Problem = State how many lines of the records include the word "break"; the reply is that number alone.

Dataset entries =
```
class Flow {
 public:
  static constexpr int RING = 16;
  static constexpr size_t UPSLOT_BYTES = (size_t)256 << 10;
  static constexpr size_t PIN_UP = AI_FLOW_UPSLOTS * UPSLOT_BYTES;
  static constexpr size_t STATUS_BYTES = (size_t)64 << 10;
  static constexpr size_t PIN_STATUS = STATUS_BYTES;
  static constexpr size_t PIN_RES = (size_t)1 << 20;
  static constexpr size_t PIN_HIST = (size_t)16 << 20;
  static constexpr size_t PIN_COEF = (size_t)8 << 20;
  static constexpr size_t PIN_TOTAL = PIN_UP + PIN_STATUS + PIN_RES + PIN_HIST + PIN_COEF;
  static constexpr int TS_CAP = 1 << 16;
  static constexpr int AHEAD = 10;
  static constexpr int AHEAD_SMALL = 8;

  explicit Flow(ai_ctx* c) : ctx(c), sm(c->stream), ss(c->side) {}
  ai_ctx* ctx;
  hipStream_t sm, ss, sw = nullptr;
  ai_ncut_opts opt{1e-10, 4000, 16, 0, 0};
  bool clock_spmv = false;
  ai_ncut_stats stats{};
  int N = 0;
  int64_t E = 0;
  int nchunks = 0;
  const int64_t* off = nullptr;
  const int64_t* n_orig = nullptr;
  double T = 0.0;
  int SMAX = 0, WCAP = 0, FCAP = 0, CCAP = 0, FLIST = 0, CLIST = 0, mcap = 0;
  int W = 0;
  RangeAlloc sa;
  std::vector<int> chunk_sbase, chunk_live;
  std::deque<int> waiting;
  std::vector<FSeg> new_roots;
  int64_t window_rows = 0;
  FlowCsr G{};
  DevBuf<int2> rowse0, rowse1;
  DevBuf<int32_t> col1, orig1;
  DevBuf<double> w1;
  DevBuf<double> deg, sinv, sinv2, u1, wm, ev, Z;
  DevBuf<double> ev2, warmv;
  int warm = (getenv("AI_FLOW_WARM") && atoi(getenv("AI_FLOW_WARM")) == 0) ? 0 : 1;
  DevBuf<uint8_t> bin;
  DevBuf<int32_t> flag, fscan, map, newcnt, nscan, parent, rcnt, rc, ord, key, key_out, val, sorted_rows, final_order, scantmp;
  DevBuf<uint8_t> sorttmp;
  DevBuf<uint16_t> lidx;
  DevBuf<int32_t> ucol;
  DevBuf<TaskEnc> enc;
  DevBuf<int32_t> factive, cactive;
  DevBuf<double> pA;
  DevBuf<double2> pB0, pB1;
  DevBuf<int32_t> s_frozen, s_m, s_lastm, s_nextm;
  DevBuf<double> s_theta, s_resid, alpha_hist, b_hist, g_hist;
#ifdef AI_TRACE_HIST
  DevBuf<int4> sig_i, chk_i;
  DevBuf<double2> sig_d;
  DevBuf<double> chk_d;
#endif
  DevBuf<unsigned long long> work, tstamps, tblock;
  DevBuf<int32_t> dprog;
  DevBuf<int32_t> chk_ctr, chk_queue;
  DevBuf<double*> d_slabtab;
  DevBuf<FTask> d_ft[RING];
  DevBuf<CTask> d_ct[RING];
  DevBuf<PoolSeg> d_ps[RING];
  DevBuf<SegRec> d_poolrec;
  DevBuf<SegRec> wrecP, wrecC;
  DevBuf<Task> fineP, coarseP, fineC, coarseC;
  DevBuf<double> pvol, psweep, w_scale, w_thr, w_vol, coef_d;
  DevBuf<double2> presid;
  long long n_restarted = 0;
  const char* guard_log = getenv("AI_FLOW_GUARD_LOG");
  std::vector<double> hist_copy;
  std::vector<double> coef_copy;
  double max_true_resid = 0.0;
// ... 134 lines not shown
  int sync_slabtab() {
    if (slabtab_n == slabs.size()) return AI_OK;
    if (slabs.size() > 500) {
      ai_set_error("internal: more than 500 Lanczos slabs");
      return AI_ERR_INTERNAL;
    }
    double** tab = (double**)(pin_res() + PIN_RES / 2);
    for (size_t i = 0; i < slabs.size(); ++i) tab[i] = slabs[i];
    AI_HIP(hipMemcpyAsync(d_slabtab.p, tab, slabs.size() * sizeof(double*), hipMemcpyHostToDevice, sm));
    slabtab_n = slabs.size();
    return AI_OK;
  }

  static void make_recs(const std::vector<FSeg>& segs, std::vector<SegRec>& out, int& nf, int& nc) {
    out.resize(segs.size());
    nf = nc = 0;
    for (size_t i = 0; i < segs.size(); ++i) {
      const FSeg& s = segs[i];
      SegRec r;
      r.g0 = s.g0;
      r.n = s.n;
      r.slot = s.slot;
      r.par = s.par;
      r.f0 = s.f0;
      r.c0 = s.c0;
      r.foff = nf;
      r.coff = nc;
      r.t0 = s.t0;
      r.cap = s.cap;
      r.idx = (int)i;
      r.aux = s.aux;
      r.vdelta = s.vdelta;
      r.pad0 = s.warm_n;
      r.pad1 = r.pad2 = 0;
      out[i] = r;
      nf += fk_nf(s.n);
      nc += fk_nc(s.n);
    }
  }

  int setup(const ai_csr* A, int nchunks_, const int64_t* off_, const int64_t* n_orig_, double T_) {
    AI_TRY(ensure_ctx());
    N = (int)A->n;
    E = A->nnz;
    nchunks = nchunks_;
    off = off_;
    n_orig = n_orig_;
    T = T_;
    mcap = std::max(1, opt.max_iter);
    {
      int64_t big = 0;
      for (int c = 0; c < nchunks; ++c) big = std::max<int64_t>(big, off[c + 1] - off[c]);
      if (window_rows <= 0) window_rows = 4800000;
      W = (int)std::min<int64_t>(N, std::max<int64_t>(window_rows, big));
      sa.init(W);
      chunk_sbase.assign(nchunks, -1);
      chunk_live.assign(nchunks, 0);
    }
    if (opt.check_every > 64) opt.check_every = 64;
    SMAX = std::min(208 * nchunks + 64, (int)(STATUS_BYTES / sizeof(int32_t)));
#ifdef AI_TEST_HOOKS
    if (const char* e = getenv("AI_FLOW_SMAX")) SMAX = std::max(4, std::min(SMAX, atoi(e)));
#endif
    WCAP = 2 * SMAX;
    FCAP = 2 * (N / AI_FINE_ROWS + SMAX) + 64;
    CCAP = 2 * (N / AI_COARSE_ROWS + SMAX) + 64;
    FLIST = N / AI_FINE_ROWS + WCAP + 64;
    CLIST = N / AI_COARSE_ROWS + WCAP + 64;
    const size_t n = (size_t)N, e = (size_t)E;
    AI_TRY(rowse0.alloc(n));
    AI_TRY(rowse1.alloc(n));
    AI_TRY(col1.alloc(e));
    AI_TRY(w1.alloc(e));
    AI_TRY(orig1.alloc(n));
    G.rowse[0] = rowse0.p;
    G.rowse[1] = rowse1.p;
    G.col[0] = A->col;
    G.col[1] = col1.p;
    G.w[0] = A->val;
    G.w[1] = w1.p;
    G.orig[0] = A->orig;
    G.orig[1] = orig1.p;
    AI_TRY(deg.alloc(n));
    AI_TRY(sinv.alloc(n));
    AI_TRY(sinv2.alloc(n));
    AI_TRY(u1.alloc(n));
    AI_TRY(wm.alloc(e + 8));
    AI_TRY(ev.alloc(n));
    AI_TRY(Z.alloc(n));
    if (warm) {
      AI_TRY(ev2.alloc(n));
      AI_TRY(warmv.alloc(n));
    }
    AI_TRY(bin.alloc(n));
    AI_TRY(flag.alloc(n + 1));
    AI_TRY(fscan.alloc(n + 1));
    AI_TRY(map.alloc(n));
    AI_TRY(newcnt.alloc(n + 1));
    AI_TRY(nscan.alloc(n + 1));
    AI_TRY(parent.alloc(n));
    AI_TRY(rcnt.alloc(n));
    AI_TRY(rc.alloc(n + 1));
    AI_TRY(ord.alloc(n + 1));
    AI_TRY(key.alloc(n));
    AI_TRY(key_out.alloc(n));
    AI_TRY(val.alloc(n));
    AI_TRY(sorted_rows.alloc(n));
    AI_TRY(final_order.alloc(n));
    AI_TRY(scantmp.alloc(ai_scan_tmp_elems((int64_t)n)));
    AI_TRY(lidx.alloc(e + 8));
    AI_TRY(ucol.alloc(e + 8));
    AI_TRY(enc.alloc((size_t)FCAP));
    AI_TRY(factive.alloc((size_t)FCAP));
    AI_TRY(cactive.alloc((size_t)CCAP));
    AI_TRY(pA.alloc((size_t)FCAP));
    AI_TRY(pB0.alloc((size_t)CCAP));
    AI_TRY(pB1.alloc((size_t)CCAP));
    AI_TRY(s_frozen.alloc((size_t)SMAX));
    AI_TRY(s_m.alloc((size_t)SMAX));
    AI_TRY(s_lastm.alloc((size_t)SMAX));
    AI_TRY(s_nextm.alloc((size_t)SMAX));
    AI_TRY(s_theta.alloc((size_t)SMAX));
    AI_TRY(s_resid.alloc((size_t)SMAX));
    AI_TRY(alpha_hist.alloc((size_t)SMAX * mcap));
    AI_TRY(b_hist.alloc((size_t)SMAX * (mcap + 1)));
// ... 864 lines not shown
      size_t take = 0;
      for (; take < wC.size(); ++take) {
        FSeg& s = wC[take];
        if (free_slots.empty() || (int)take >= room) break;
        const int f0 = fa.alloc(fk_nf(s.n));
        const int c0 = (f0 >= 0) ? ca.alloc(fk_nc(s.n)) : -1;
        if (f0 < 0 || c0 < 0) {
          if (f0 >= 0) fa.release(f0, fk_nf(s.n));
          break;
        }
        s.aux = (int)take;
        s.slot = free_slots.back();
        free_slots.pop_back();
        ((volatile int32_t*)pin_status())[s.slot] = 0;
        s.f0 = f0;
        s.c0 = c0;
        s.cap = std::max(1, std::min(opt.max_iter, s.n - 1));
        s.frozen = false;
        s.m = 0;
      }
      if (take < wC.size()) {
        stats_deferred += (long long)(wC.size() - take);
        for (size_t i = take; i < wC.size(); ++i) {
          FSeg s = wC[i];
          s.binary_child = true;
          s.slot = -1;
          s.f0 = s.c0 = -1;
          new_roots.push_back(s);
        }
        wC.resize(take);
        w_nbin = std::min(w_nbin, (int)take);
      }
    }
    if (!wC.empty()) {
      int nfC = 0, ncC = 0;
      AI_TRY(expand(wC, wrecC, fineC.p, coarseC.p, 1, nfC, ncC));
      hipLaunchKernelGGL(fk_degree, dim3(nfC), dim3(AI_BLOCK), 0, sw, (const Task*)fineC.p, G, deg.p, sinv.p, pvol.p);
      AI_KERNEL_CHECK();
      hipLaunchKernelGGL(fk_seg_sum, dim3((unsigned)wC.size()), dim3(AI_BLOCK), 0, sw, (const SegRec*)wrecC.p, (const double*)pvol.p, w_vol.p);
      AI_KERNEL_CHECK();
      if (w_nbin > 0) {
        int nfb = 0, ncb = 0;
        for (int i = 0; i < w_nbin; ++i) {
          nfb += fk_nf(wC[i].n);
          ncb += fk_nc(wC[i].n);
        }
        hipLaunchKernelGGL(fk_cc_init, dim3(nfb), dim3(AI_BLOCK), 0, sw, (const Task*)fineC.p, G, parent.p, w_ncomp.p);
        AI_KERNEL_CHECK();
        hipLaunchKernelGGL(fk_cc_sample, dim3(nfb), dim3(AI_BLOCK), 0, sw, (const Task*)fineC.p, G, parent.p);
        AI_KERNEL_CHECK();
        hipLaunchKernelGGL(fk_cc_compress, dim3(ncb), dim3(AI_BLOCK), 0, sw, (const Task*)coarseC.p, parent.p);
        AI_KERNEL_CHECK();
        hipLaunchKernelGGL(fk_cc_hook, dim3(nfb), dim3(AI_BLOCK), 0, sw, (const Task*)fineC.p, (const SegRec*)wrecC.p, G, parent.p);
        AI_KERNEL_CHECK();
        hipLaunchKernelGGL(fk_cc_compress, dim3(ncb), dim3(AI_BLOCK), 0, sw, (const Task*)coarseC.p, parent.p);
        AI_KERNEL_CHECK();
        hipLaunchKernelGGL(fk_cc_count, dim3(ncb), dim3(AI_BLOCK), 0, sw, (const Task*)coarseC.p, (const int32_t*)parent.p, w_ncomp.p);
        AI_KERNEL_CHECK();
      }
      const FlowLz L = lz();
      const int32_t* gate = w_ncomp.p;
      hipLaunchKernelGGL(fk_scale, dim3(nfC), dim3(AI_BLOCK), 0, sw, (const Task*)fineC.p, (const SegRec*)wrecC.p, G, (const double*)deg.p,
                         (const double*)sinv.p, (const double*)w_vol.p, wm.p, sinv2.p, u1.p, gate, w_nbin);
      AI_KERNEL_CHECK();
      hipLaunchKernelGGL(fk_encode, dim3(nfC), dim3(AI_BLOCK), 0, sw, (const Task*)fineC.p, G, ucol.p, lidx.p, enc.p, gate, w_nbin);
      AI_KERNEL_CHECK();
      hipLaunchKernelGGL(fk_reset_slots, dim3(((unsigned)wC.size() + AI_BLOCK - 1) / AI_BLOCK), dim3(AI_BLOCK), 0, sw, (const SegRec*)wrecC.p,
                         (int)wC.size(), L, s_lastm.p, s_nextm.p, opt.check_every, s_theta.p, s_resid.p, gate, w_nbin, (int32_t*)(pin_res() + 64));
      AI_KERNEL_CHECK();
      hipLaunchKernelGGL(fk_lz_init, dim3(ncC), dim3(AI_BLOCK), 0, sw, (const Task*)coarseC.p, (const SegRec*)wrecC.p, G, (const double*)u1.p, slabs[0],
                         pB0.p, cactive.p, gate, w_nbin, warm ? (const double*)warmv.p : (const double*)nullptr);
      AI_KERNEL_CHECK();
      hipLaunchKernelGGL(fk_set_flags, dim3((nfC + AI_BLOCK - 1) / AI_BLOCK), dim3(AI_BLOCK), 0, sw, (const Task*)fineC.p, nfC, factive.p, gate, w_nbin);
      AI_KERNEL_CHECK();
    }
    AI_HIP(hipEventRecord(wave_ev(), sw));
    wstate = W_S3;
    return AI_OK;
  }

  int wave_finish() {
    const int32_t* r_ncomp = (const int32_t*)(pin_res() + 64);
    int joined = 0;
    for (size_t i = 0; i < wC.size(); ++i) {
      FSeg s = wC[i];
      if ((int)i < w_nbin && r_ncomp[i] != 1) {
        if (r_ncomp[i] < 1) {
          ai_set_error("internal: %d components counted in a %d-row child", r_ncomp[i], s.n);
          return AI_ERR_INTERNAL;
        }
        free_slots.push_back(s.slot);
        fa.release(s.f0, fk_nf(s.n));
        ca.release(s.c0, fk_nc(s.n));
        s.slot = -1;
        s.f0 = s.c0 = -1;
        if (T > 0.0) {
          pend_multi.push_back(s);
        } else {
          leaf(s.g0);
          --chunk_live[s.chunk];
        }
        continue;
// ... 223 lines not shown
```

Solved problem = 2